Frontend Architecture
Code splitting: fix the waterfall
Reading about over-splitting is not the same as pulling a page out of a waterfall. Take a real app, drive it into the failure mode on throttled 4G, then re-architect the chunk graph with the unit’s decision tree — measuring at every step instead of trusting the analyzer.
Turn the unit’s mental model into a reproducible engineering loop: profile the chunk graph under field conditions, find the waterfall and the over-splits, re-split per route, defer only heavy off-first-paint components, add the right resource hints, stabilise the vendor chunk, and verify the Core Web Vitals win with before/after numbers.
Take a multi-route SPA (your own, or build a small one) that is either over-split into a request waterfall or under-split into one giant bundle, and re-architect its chunk graph so LCP on throttled 4G drops under 2.5s and CLS under 0.1 — proving each change with measurements, not the bundle analyzer.
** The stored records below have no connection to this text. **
#pragma unroll
    for (int qb = 0; qb < QB; ++qb) {
      f32x16(&sc)[2] = sacc[qb & 1];
      if (qb > 0) pv(qb - 1, pw[(qb - 1) & 1], vr);
      {
        float mt = fmaxf(fmaxf(sc[0][0], sc[0][1]), sc[0][2]);
#pragma unroll
        for (int e = 3; e < 31; e += 2) mt = fmaxf(fmaxf(mt, sc[e >> 4][e & 15]), sc[(e + 1) >> 4][(e + 1) & 15]);
        mt = fmaxf(mt, sc[1][15]);
        float ma = mt, mb = mt;
        asm volatile("s_nop 1\n\tv_permlane32_swap_b32 %0, %1" : "+v"(ma), "+v"(mb));
        mt = fmaxf(ma, mb);
        const float delta = i == 0 ? mt : fmaxf(mt, 0.f);
        if (__builtin_amdgcn_ballot_w64(delta != 0.f) != 0) {
          const float alpha = i == 0 ? 1.f : fast_exp2(-delta);
          lacc[qb][0] *= alpha;
#pragma unroll
          for (int e = 0; e < 16; ++e) { oacc[qb][0][e] *= alpha; oacc[qb][1][e] *= alpha; }
#pragma unroll
          for (int kt = 0; kt < 2; ++kt)
#pragma unroll
            for (int e = 0; e < 16; ++e) sc[kt][e] -= delta;
          m_run[qb] += delta;
#pragma unroll
          for (int e = 0; e < 16; ++e) negm[qb][e] = -m_run[qb];
        }
      }
      if (qb + 1 < QB) qk(qb + 1, sk, sacc[(qb + 1) & 1]);
      u32x4(&pc)[2][2] = pw[qb & 1];
#pragma unroll
      for (int kt = 0; kt < 2; ++kt)
#pragma unroll
        for (int e = 0; e < 16; e += 2) {
          const f32x2 p = {fast_exp2(sc[kt][e]), fast_exp2(sc[kt][e + 1])};
          pc[kt][e >> 3][(e & 7) >> 1] = __builtin_bit_cast(unsigned, __builtin_convertvector(p, f16x2));
// ... 98 lines not shown
#pragma unroll
    for (int s = 0; s < 4; ++s) { S(1, 1, s); Q(0, 1, 0, s); RV(s); SB(); }
    asm volatile("s_waitcnt lgkmcnt(0)"
                 : "+v"(vr[0][0]), "+v"(vr[0][1]), "+v"(vr[0][2]), "+v"(vr[0][3]), "+v"(vr[1][0]), "+v"(vr[1][1]), "+v"(vr[1][2]),
                   "+v"(vr[1][3])::"memory");
    SB();
    STAMP(3);
    P(0, 0, 0, 0); Q(0, 1, 1, 0); RV(4); SB();
    P(0, 0, 0, 1); Q(0, 1, 1, 1); RV(5); SB();
    P(0, 0, 0, 2); Q(0, 1, 1, 2); RV(6); SB();
    P(0, 0, 1, 0); Q(0, 1, 1, 3); RV(7); SB();
    P(0, 0, 1, 1); SB();
    P(0, 0, 1, 2); SB();
    asm volatile("s_waitcnt lgkmcnt(0)"
                 : "+v"(vr[0][4]), "+v"(vr[0][5]), "+v"(vr[0][6]), "+v"(vr[0][7]), "+v"(vr[1][4]), "+v"(vr[1][5]), "+v"(vr[1][6]),
                   "+v"(vr[1][7])::"memory");
    SB();
    STAMP(4);
    asm volatile("s_waitcnt vmcnt(2)" ::: "memory");
    __builtin_amdgcn_s_barrier();
    SB();
    STAMP(5);
#define ROW(pb, pkt, ps, qkt, qs, X0, X1, X2)                              \
    P(pb, pkt, ps, 0); Q(1, qkt, qs, 0); Q(1, qkt, qs, 1); X0; SB();       \
    P(pb, pkt, ps, 1); Q(1, qkt, qs, 2); X1; SB();                         \
    P(pb, pkt, ps, 2); Q(1, qkt, qs, 3); X2; SB();
    ROW(0, 1, 0, 0, 0, dma(1, false), , )
    ROW(0, 1, 1, 0, 1, dma(1, true), , )
    STAMP(6);
    ROW(1, 0, 0, 1, 0, RK(0), RK(1), RK(2))
    ROW(1, 0, 1, 1, 1, RK(3), RK(4), RK(5))
#undef ROW
    STAMP(7);
    P(1, 1, 0, 0); RK(6); SB();
    P(1, 1, 0, 1); RK(7); SB();
    P(1, 1, 0, 2); advance_global(); SB();
    P(1, 1, 1, 0); SB();
    P(1, 1, 1, 1); advance_slots(); SB();
    P(1, 1, 1, 2); SB();
    STAMP(8);
#undef SB
#undef STAMP
  };

  int buf = 0;
  for (int i = 0; i < WARM; ++i) {
    warm_tile(i, buf);
    buf = buf + 1 == RING ? 0 : buf + 1;
  }
#pragma unroll
  for (int qb = 0; qb < QB; ++qb)
#pragma unroll
    for (int s = 0; s < 4; ++s) asm volatile("" : "+v"(qf[qb][s]));
  asm volatile("" : "+v"(koff[0]), "+v"(koff[1]), "+v"(vlane0), "+v"(vlane1), "+v"(kofl[0]), "+v"(kofl[1]), "+v"(vofl[0]),
               "+v"(vofl[1]), "+v"(lsel), "+v"(kswz), "+v"(hq));
  read_k(buf);
#ifdef LONG_TRACE
  const unsigned long long tc0 = __builtin_amdgcn_s_memtime(), tw0 = wall_clock64();
#endif
  steady_setup(WARM, buf);
  for (int i = WARM; i < ntiles; ++i) steady2(i);
  asm volatile("s_waitcnt vmcnt(0)" ::: "memory");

- A before/after table measured under identical throttled-4G conditions: LCP, CLS, INP, initial-route JS bytes, and the number of sequential chunk requests on the critical path.
- The network waterfall after the change shows the critical chunks fetched in parallel with the document (via preload) rather than discovered sequentially, with the waterfall depth visibly reduced.
- LCP is under 2.5s and CLS under 0.1 on throttled 4G, and no above-the-fold component flashes a Suspense fallback.
- A diff of two builds proving the vendor chunk's content-hashed URL is unchanged after a trivial app-code edit, plus a one-paragraph write-up naming which lever fixed each problem and why.
- Add a route-prefetch-on-hover layer for the whole nav and measure the click-to-interactive improvement on the prefetched routes versus cold ones.
- Compress-test the chunking: split one shared asset two ways (few larger vs many tiny chunks) and compare total transferred (compressed) bytes to quantify the compression penalty of over-splitting.
- Add a CI Lighthouse-CI gate that runs on throttled 4G and fails the build if LCP, CLS, or initial-route JS regresses past the budget.
- Repeat the experiment under HTTP/1.1 versus HTTP/2 and document how the waterfall's cost changes, confirming multiplexing helps parallel requests but not the sequential discovery chain.
This is the loop you will run on every real splitting decision: measure under field conditions first (throttled 4G, not the analyzer), classify every chunk as route / heavy-deferred / over-split, re-split per route by default, defer only heavy off-first-paint widgets, add preload for critical and prefetch for likely-next, and stabilise the vendor chunk so deploys do not bust the cache. Proving the LCP and CLS win with before/after numbers on a toy app makes the production version muscle memory — the chunk graph is a budget you design, not a number to minimize.